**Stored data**
size_t dmc_flow_mse_partials_bytes(void);
int dmc_flow_mse_fwd(const float* gen_flow, const float* flow, float* loss_out, float* partials,
                     size_t numel, dmc_stream_t stream);
int dmc_flow_mse_bwd(const float* gen_flow, const float* flow, const float* grad_loss,
                     float* grad_gen, size_t numel, dmc_stream_t stream);

int dmc_consensus_ce_fwd_bwd(const float* logits, const int64_t* target, float* consensus,
                             float* loss_out, float* grad_logits, int B, int S, int C,
                             dmc_stream_t stream);

size_t dmc_disc_tail_stats_bytes(int C);
int dmc_disc_tail_fwd(const float* x, const float* keep, const float* gamma, const float* beta,
                      float* running_mean, float* running_var, float* y, float* stats, int N,
                      int C, int H, int W, int use_bn, int training, float eps, float momentum,
                      dmc_stream_t stream);
int dmc_disc_tail_bwd(const float* x, const float* keep, const float* gamma, float* stats,
                      const float* dy, float* dx, float* dgamma, float* dbeta, int N, int C, int H,
                      int W, int use_bn, dmc_stream_t stream);

int dmc_bn_act_supported(int M, int C);
size_t dmc_bn_act_stats_bytes(int C);
size_t dmc_bn_act_scratch_bytes(int C);
int dmc_bn_act_fwd(const float* x, const float* residual, const float* gamma, const float* beta,
                   float* running_mean, float* running_var, float* y, float* stats, void* scratch,
                   unsigned char* relu_mask, int M, int C, int relu, int training, float eps,
                   float momentum, dmc_stream_t stream);
int dmc_bn_act_bwd(const float* x, const float* residual, const float* gamma, const float* beta,
                   const float* stats, void* scratch, const float* dy, float* dx, float* dresidual,
                   float* dgamma, float* dbeta, const unsigned char* relu_mask, int M, int C, int relu,
                   dmc_stream_t stream);

int dmc_bn_apply_nhwc(const float* x, const float* gamma, const float* beta, const float* stats, float* y,
                      int M, int C, dmc_stream_t stream);
int dmc_bn_apply_act_nhwc(const float* x, const float* residual, const float* gamma, const float* beta,
                          const float* stats, float* y, unsigned char* relu_mask, int M, int C, int relu,
                          dmc_stream_t stream);
int dmc_bn_bwd_act_nhwc(const float* z, const float* gamma, const float* beta, const float* stats, void* scratch,
                        const float* dy, float* dpre, float* dgamma, float* dbeta, const float* keep, int hw,
                        float slope, int M, int C, dmc_stream_t stream);
int dmc_channel_sum_nhwc(const float* g, void* scratch, float* out, int M, int C, dmc_stream_t stream);

size_t dmc_prepare_inputs_workspace_bytes(int N, int H, int W, int flow_ds_factor);
int dmc_prepare_inputs(const unsigned char* frames_u8, const unsigned char* flip, float* out_flow,
                       float* out_mv, float* out_res, float* workspace, int N, int H, int W,
                       int flow_ds_factor, const float* std4_host, dmc_stream_t stream);

size_t dmc_prepare_crop_workspace_bytes(int N, int OH, int OW, int flow_ds_factor);
int dmc_prepare_inputs_crop(const unsigned char* frames_u8, const int* boxes, const unsigned char* flip,
                            float* out_flow, float* out_mv, float* out_res, float* workspace, int N,
                            int H0, int W0, int OH, int OW, int flow_ds_factor, const float* std4_host,
                            dmc_stream_t stream);

size_t dmc_prepare_views_workspace_bytes(int N_out, int OH, int OW, int flow_ds_factor, int upsample_interp);
int dmc_prepare_inputs_views(const unsigned char* frames_u8, const int* src_index, const int* boxes,
                             const unsigned char* flip, float* out_flow, float* out_mv, float* out_res,
                             void* workspace, int N_src, int N_out, int H0, int W0, int OH, int OW,
                             int flow_ds_factor, int upsample_interp, const float* std4_host, dmc_stream_t stream);
int dmc_prepare_interp_taps(int n_blocks, int factor, int* lo, double* dx, double* t);

size_t dmc_prepare_clip_workspace_bytes(int B, int T, int OH, int OW, int flow_ds_factor);
int dmc_prepare_clip(const unsigned char* clips_u8, const int* plans, float* out, void* workspace,
                     int B, int T, int H0, int W0, int OH, int OW, int flow_ds_factor,
                     int n_norm, const float* mean_host, const float* std_host, dmc_stream_t stream);

int dmc_bn_relu_pool_supported(int N, int H, int W, int C);
int dmc_bn_relu_pool_fwd(const float* x, const float* gamma, const float* beta, float* running_mean,
                         float* running_var, float* y_pool, float* stats, void* scratch, int N, int H,
                         int W, int C, int training, float eps, float momentum, dmc_stream_t stream);
size_t dmc_bn_relu_pool_codes_bytes(int N, int H, int W, int C);
int dmc_bn_relu_pool_bwd(const float* x, const float* gamma, const float* beta, const float* stats,
                         void* scratch, const float* d_pool, float* dx, float* dgamma, float* dbeta,
                         void* codes, int N, int H, int W, int C, dmc_stream_t stream);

**Exercise**
Starting with the line above that holds "int dmc_channel_sum_nhwc(const float*" and stopping with the line that holds "int H0, int W0, int OH, int OW, int flow_ds_factor, const", reproduce each line exactly, omitting all other lines.

**Result for this task**
int dmc_channel_sum_nhwc(const float* g, void* scratch, float* out, int M, int C, dmc_stream_t stream);

size_t dmc_prepare_inputs_workspace_bytes(int N, int H, int W, int flow_ds_factor);
int dmc_prepare_inputs(const unsigned char* frames_u8, const unsigned char* flip, float* out_flow,
                       float* out_mv, float* out_res, float* workspace, int N, int H, int W,
                       int flow_ds_factor, const float* std4_host, dmc_stream_t stream);

size_t dmc_prepare_crop_workspace_bytes(int N, int OH, int OW, int flow_ds_factor);
int dmc_prepare_inputs_crop(const unsigned char* frames_u8, const int* boxes, const unsigned char* flip,
                            float* out_flow, float* out_mv, float* out_res, float* workspace, int N,
                            int H0, int W0, int OH, int OW, int flow_ds_factor, const float* std4_host,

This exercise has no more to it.